[AVAILABLE DATA Boundary: Start]
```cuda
template <int METRIC, int G, int DSUB, int NT>
__global__ void __launch_bounds__(NT)
bound_kernel(const float* __restrict__ lut, const int32_t* __restrict__ qlist, const uint32_t* __restrict__ qcount, int64_t nq,
             const int64_t* __restrict__ probe_ids, const float* __restrict__ probe_dis,
             int probe_stride, int p0_max, int min_codes, int k_need, const int64_t* __restrict__ list_off,
             const int32_t* __restrict__ list_len, const uint4* __restrict__ codes, const float* __restrict__ t1,
             const uint8_t* __restrict__ bitset, const int32_t* __restrict__ rows, float* __restrict__ out,
             unsigned long long* __restrict__ counters, int64_t npad = 0, const float* __restrict__ queries = nullptr,
             const float* __restrict__ pqc_t = nullptr) {
    static_assert(NT == 128 || NT == 256, "bound_kernel block size");
    constexpr int NW = NT / 32;
    constexpr int BPT = BOUND_BINS / NT;
    extern __shared__ __align__(16) unsigned char smem_raw[];
    float* s_lut = (float*)smem_raw;
    const int key_cap = bound_kmax(min_codes, k_need);
    float* s_keys = (float*)(smem_raw + 32 * 1024);
    uint32_t* s_hist = (uint32_t*)(s_keys + key_cap);
    float* s_red = (float*)(s_hist + BOUND_BINS);
    const int warp = threadIdx.x >> 5, lane = threadIdx.x & 31;
    if ((uint32_t)__cvta_generic_to_shared(smem_raw) != (uint32_t)KB2_SMEM_BASE) {
        if (threadIdx.x == 0 && counters) atomicExch(counters + 1, 0xBAD5ull);
        return;
    }
    const int64_t n_work = qlist ? (int64_t)*qcount : nq;
    for (int64_t wi = blockIdx.x; wi < n_work; wi += gridDim.x) {
    const int64_t q = qlist ? (int64_t)qlist[wi] : wi;
    int seen = 0, n_tot = 0;
    float kmin = INFINITY, kmax = -INFINITY;
#pragma unroll 1
    for (int g = 0; g < G; g++) {
    __syncthreads();
    if constexpr (G > 1 || DSUB != 8) {
        const float scale = (METRIC == KB2_METRIC_L2) ? -2.f : -1.f;
        const int mm = threadIdx.x & 15, jsub = threadIdx.x >> 4;
        float qv[DSUB];
#pragma unroll
        for (int x = 0; x < DSUB; x++) qv[x] = queries[q * (int64_t)(16 * G * DSUB) + (g * 16 + mm) * DSUB + x];
        for (int j = jsub; j < 256; j += NT / 16) {
            const float* cp = pqc_t + (((size_t)g * 256 + j) * 16 + mm) * DSUB;
            float a = 0.f;
#pragma unroll
            for (int x = 0; x < DSUB; x++) a = fmaf(qv[x], __ldg(cp + x), a);
            a *= scale;
            s_lut[j * 32 + mm] = a;
            s_lut[j * 32 + 16 + mm] = a;
        }
    } else {
        const float4* src = reinterpret_cast<const float4*>(lut + wi * 4096);
#pragma unroll
        for (int i = 0; i < 1024 / NT; i++) {
            const int idx = threadIdx.x + i * NT;
            const float4 v = __ldg(src + idx);
            float4* dst = reinterpret_cast<float4*>(s_lut + (idx >> 2) * 32 + (idx & 3) * 4);
            dst[0] = v;
            dst[4] = v;
        }
    }
    if (g == 0)
        for (int i = threadIdx.x; i < BOUND_BINS; i += NT) s_hist[i] = 0;
    __syncthreads();
    const uint32_t lane4 = (uint32_t)(lane & 15) << 3;
    const uint4* gcodes = codes + (int64_t)g * npad;
    const bool first_g = (g == 0), last_g = (g == G - 1);
    seen = 0;
    n_tot = 0;
    const int code_cap = min(key_cap, max(min_codes, k_need));
    for (int j = 0; j < p0_max && seen < min_codes && n_tot < code_cap; j++) {
        const int64_t l = probe_ids[q * probe_stride + j];
        if (l < 0) continue;
        const int len_all = list_len[l];
        if (len_all == 0) continue;
        seen += len_all;
        const int len = min(len_all, code_cap - n_tot);
        const int64_t off = list_off[l];
        const float dv = probe_dis[q * probe_stride + j];
        const float base = (METRIC == KB2_METRIC_L2) ? dv : -dv;
        uint4 nA = make_uint4(0, 0, 0, 0), nB = nA;
        float ntA = 0.f, ntB = 0.f;
        auto load_iter = [&](int c0) {
            if (c0 < len) {
                nA = ldg_stream_u4(gcodes + off + c0 + lane);
                if (METRIC == KB2_METRIC_L2 && first_g) ntA = __ldg(t1 + off + c0 + lane);
                if (c0 + 32 < len) {
                    nB = ldg_stream_u4(gcodes + off + c0 + 32 + lane);
                    if (METRIC == KB2_METRIC_L2 && first_g) ntB = __ldg(t1 + off + c0 + 32 + lane);
                }
            }
        };
        load_iter(warp * 64);
        for (int c0 = warp * 64; c0 < len; c0 += NW * 64) {
            const int relA = c0 + lane, relB = c0 + 32 + lane;
            const bool okA = relA < len, okB = relB < len;
            const uint32_t posA = (uint32_t)(off + relA), posB = (uint32_t)(off + relB);
            const bool hasB = c0 + 32 < len;
            const uint4 wA = nA;
            const uint4 wB = hasB ? nB : nA;
            float a0 = ntA, a1 = 0.f, b0 = hasB ? ntB : 0.f, b1 = 0.f;
            load_iter(c0 + NW * 64);
            KB2_BOUND_STEP(wA.x, 0, 0, a0)  KB2_BOUND_STEP(wB.x, 0, 0, b0)  KB2_BOUND_STEP(wA.x, 1, 1, a1)  KB2_BOUND_STEP(wB.x, 1, 1, b1)
            KB2_BOUND_STEP(wA.x, 2, 2, a0)  KB2_BOUND_STEP(wB.x, 2, 2, b0)  KB2_BOUND_STEP(wA.x, 3, 3, a1)  KB2_BOUND_STEP(wB.x, 3, 3, b1)
            KB2_BOUND_STEP(wA.y, 0, 4, a0)  KB2_BOUND_STEP(wB.y, 0, 4, b0)  KB2_BOUND_STEP(wA.y, 1, 5, a1)  KB2_BOUND_STEP(wB.y, 1, 5, b1)
            KB2_BOUND_STEP(wA.y, 2, 6, a0)  KB2_BOUND_STEP(wB.y, 2, 6, b0)  KB2_BOUND_STEP(wA.y, 3, 7, a1)  KB2_BOUND_STEP(wB.y, 3, 7, b1)
            KB2_BOUND_STEP(wA.z, 0, 8, a0)  KB2_BOUND_STEP(wB.z, 0, 8, b0)  KB2_BOUND_STEP(wA.z, 1, 9, a1)  KB2_BOUND_STEP(wB.z, 1, 9, b1)
            KB2_BOUND_STEP(wA.z, 2, 10, a0) KB2_BOUND_STEP(wB.z, 2, 10, b0) KB2_BOUND_STEP(wA.z, 3, 11, a1) KB2_BOUND_STEP(wB.z, 3, 11, b1)
            KB2_BOUND_STEP(wA.w, 0, 12, a0) KB2_BOUND_STEP(wB.w, 0, 12, b0) KB2_BOUND_STEP(wA.w, 1, 13, a1) KB2_BOUND_STEP(wB.w, 1, 13, b1)
            KB2_BOUND_STEP(wA.w, 2, 14, a0) KB2_BOUND_STEP(wB.w, 2, 14, b0) KB2_BOUND_STEP(wA.w, 3, 15, a1) KB2_BOUND_STEP(wB.w, 3, 15, b1)
            float keyA = (first_g ? base : s_keys[n_tot + (okA ? relA : 0)]) + (a0 + a1);
            float keyB = (first_g ? base : s_keys[n_tot + ((hasB && okB) ? relB : 0)]) + (b0 + b1);
            if (okA) {
                if (last_g && bitset && bit_is_set(bitset, rows[posA])) keyA = INFINITY;
                s_keys[n_tot + relA] = keyA;
                if (last_g && keyA < INFINITY) { kmin = fminf(kmin, keyA); kmax = fmaxf(kmax, keyA); }
            }
            if (hasB && okB) {
                if (last_g && bitset && bit_is_set(bitset, rows[posB])) keyB = INFINITY;
                s_keys[n_tot + relB] = keyB;
                if (last_g && keyB < INFINITY) { kmin = fminf(kmin, keyB); kmax = fmaxf(kmax, keyB); }
            }
        }
        n_tot += len;
    }
    }
#pragma unroll
    for (int o = 16; o > 0; o >>= 1) {
        kmin = fminf(kmin, __shfl_xor_sync(0xffffffffu, kmin, o));
        kmax = fmaxf(kmax, __shfl_xor_sync(0xffffffffu, kmax, o));
    }
    if (lane == 0) { s_red[warp] = kmin; s_red[8 + warp] = kmax; }
    __syncthreads();
    float lo = s_red[0], hi = s_red[8];
#pragma unroll
    for (int w = 1; w < NW; w++) { lo = fminf(lo, s_red[w]); hi = fmaxf(hi, s_red[8 + w]); }
    const float scale = (hi > lo) ? (float)BOUND_BINS / (hi - lo) : 0.f;
    for (int i = threadIdx.x; i < n_tot; i += NT) {
        const float kv = s_keys[i];
        if (kv < INFINITY) atomicAdd(&s_hist[min(BOUND_BINS - 1, (int)((kv - lo) * scale))], 1u);
    }
    __syncthreads();
    uint32_t mine[BPT], tsum = 0;
#pragma unroll
    for (int b = 0; b < BPT; b++) { mine[b] = s_hist[threadIdx.x * BPT + b]; tsum += mine[b]; }
    uint32_t incl = tsum;
#pragma unroll
    for (int o = 1; o < 32; o <<= 1) {
        const uint32_t v = __shfl_up_sync(0xffffffffu, incl, o);
        if (lane >= o) incl += v;
    }
    uint32_t* s_wsum = (uint32_t*)(s_red + 16);
    if (lane == 31) s_wsum[warp] = incl;
    __syncthreads();
    uint32_t before = incl - tsum;
    for (int w = 0; w < warp; w++) before += s_wsum[w];
    uint32_t total = 0;
#pragma unroll
    for (int w = 0; w < NW; w++) total += s_wsum[w];
    const uint32_t need = (uint32_t)k_need;
    if (total < need || seen < 4 * k_need) {
        if (threadIdx.x == 0) out[q] = INFINITY;
    } else if (before < need && before + tsum >= need) {
        uint32_t cum = before;
        int b = 0;
#pragma unroll
        for (int bb = 0; bb < BPT; bb++) {
            if (cum < need) { cum += mine[bb]; b = bb; }
        }
        const float bound = (scale > 0.f) ? lo + ((float)(threadIdx.x * BPT + b) + 1.01f) / scale : hi;
        out[q] = fmaxf(bound, lo) + (G == 1 ? 4e-7f : 2e-6f) * fmaxf(fabsf(lo), fabsf(hi));
    }
    }
}
#undef KB2_BOUND_STEP

}
}
```
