template <bool VIEWS>
AICB_DEV void gen_rays(const TraceParams &P, uint32_t n_chunk_tasks) {
    grid_dependency_sync();
    const uint32_t i = blockIdx.x * blockDim.x + threadIdx.x;
    const bool in_range = i < n_chunk_tasks;
    const uint32_t task = P.task_base + i;
    const uint32_t pixel_task = task / P.n_samples, sample = task % P.n_samples;
    RayRecordA rec;
    RayRecordB rb;
    uint32_t px, py;
    size_t out_index;
    bool active = in_range && task_pixel<!VIEWS, VIEWS>(P, pixel_task, &px, &py, &out_index);
    if (P.bounce_mode == BOUNCE_SECONDARY && active) active = P.bounce_req[i] != HIT_NONE;
    rec.flags = 0;
    bool running = false;
    uint32_t octant = 0;
    int bin = 0;
    if (active) {
        const DeviceScene &S = P.scene;
        double o[3], d[3];
        if (P.rays) {
            const double *rp = P.rays + 6 * (size_t)pixel_task;
            o[0] = rp[0]; o[1] = rp[1]; o[2] = rp[2]; d[0] = rp[3]; d[1] = rp[4]; d[2] = rp[5];
        } else {
            const double *m = VIEWS ? P.target.cameras[task_view(P, pixel_task)].inverse_projection_view : P.m;
            pixel_ray(P, m, px, py, P.n_samples == 4 ? (int)sample : -1, o, d);
        }
        octant = ((d[0] >= 0.0) << 2) + ((d[1] >= 0.0) << 1) + (d[2] >= 0.0);
        const double d_orig[3] = {d[0], d[1], d[2]};
        if (!((fabs(d[0]) < 1e100) & (fabs(d[1]) < 1e100) & (fabs(d[2]) < 1e100))) { d[0] = d[1] = d[2] = 0.0; }
    if (!certainly_misses(o, d, S)) {
        rec.t_to_abs = sqrt(d_orig[0] * d_orig[0] + d_orig[1] * d_orig[1] + d_orig[2] * d_orig[2]);
        rec.t_to_view = (float)(rec.t_to_abs / P.view_distance);
        Ray r;
        r.ox = o[0]; r.oy = o[1]; r.oz = o[2];
        r.dx = d[0]; r.dy = d[1]; r.dz = d[2];
        r.sx = signum_101(d[0]); r.sy = signum_101(d[1]); r.sz = signum_101(d[2]);
        r.tdx = 1.0 / fabs(d[0]); r.tdy = 1.0 / fabs(d[1]); r.tdz = 1.0 / fabs(d[2]);
        r.half_over_len = 0.5 / sqrt(d[0] * d[0] + d[1] * d[1] + d[2] * d[2]);
        Level lv;
        lv.lox = S.lo[0]; lv.loy = S.lo[1]; lv.loz = S.lo[2];
        lv.nx = S.size[0]; lv.ny = S.size[1]; lv.nz = S.size[2];
        lv.base = 0;
        Caster c;
        c.tmx = c.tmy = c.tmz = c.last_t = 0.0;
        c.rx = c.ry = c.rz = 0;
        c.face = 0;
        c.idx = 0;
        bool valid;
        running = caster_begin(c, r, o[0], o[1], o[2], lv, &valid);
        rec.ox = r.ox; rec.oy = r.oy; rec.oz = r.oz; rec.dx = r.dx; rec.dy = r.dy; rec.dz = r.dz;
        rb.tdx = r.tdx; rb.tdy = r.tdy; rb.tdz = r.tdz;
        rb.half_over_len = r.half_over_len;
        rb.tmx = c.tmx; rb.tmy = c.tmy; rb.tmz = c.tmz; rb.last_t = c.last_t;
        rb.rx = c.rx; rb.ry = c.ry; rb.rz = c.rz;
        rb.task = i;
        rec.flags = ((uint32_t)c.face & 7u) | (running ? 8u : 0u) | (valid ? 16u : 0u) | 32u | ((uint32_t)(r.sx + 1) << 6) |
                    ((uint32_t)(r.sy + 1) << 8) | ((uint32_t)(r.sz + 1) << 10) | (octant << 12);
        if (running) {
            const float lo3[3] = {(float)lv.lox, (float)lv.loy, (float)lv.loz};
            const float n3[3] = {(float)lv.nx, (float)lv.ny, (float)lv.nz};
            float tn = 0.0f, tf = 3.0e38f, l1 = 0.0f;
#pragma unroll
            for (int a = 0; a < 3; a++) {
                const float da = (float)d[a], oa = (float)o[a];
                if (da != 0.0f) {
                    const float t0 = (lo3[a] - oa) / da, t1 = (lo3[a] + n3[a] - oa) / da;
                    tn = fmaxf(tn, fminf(t0, t1));
                    tf = fminf(tf, fmaxf(t0, t1));
                    l1 += fabsf(da);
                }
            }
            const float crossings = fmaxf(tf - tn, 0.0f) * l1;
            const float frac = crossings / (n3[0] + n3[1] + n3[2]);
            int q = (int)(frac * (float)N_BINS);
            q = q < 0 ? 0 : (q > N_BINS - 1 ? N_BINS - 1 : q);
            bin = N_BINS - 1 - q;
        }
    }
    }
    const unsigned listed = __ballot_sync(0xffffffffu, running);
    if (running) {
        const int lane = (int)(threadIdx.x & 31);
        const unsigned below = listed & ((1u << lane) - 1u);
        uint32_t rbase = 0;
        if (below == 0) rbase = atomicAdd(P.ray_counter, (unsigned)__popc(listed));
        rbase = __shfl_sync(listed, rbase, __ffs(listed) - 1);
        const uint32_t r = rbase + __popc(below);
        const unsigned peers = __match_any_sync(listed, bin);
        const int leader = __ffs(peers) - 1;
        uint32_t base = 0;
        if (lane == leader) base = atomicAdd(P.bin_count + bin, (unsigned)__popc(peers));
        base = __shfl_sync(peers, base, leader);
        const uint32_t slot = base + __popc(peers & ((1u << lane) - 1u));
        P.bin_list[(size_t)bin * P.bin_stride + slot] = r;
        if (P.ray_index) P.ray_index[i] = r;
        const uint4 *src = reinterpret_cast<const uint4 *>(&rec);
        uint4 *dst = reinterpret_cast<uint4 *>(P.rays_a + r);
#pragma unroll
        for (int k = 0; k < 4; k++) st_stream(dst + k, src[k]);
        src = reinterpret_cast<const uint4 *>(&rb);
        dst = reinterpret_cast<uint4 *>(P.rays_b + r);
#pragma unroll
        for (int k = 0; k < 5; k++) st_stream(dst + k, src[k]);
    } else if (in_range) {
        TaskOut o;
        o.first_hit = 0xffffffffu;
        o.steps = 0;
        o.flags = octant;
        o.n_hits = 0;
        *reinterpret_cast<uint4 *>(P.task_out + i) = *reinterpret_cast<const uint4 *>(&o);
    }
}
static __global__ void __launch_bounds__(128) gen_kernel(const __grid_constant__ TraceParams P, uint32_t n_chunk_tasks) {
    gen_rays<false>(P, n_chunk_tasks);
}
static __global__ void __launch_bounds__(128) gen_views_kernel(const __grid_constant__ TraceParams P,
                                                               uint32_t n_chunk_tasks) {
    gen_rays<true>(P, n_chunk_tasks);
}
[AVAILABLE DATA Boundary: End]
Show the lines of the records that contain the word "posB".

WRITTEN REPLY:
            const uint32_t posA = (uint32_t)(off + relA), posB = (uint32_t)(off + relB);
                if (last_g && bitset && bit_is_set(bitset, rows[posB])) keyB = INFINITY;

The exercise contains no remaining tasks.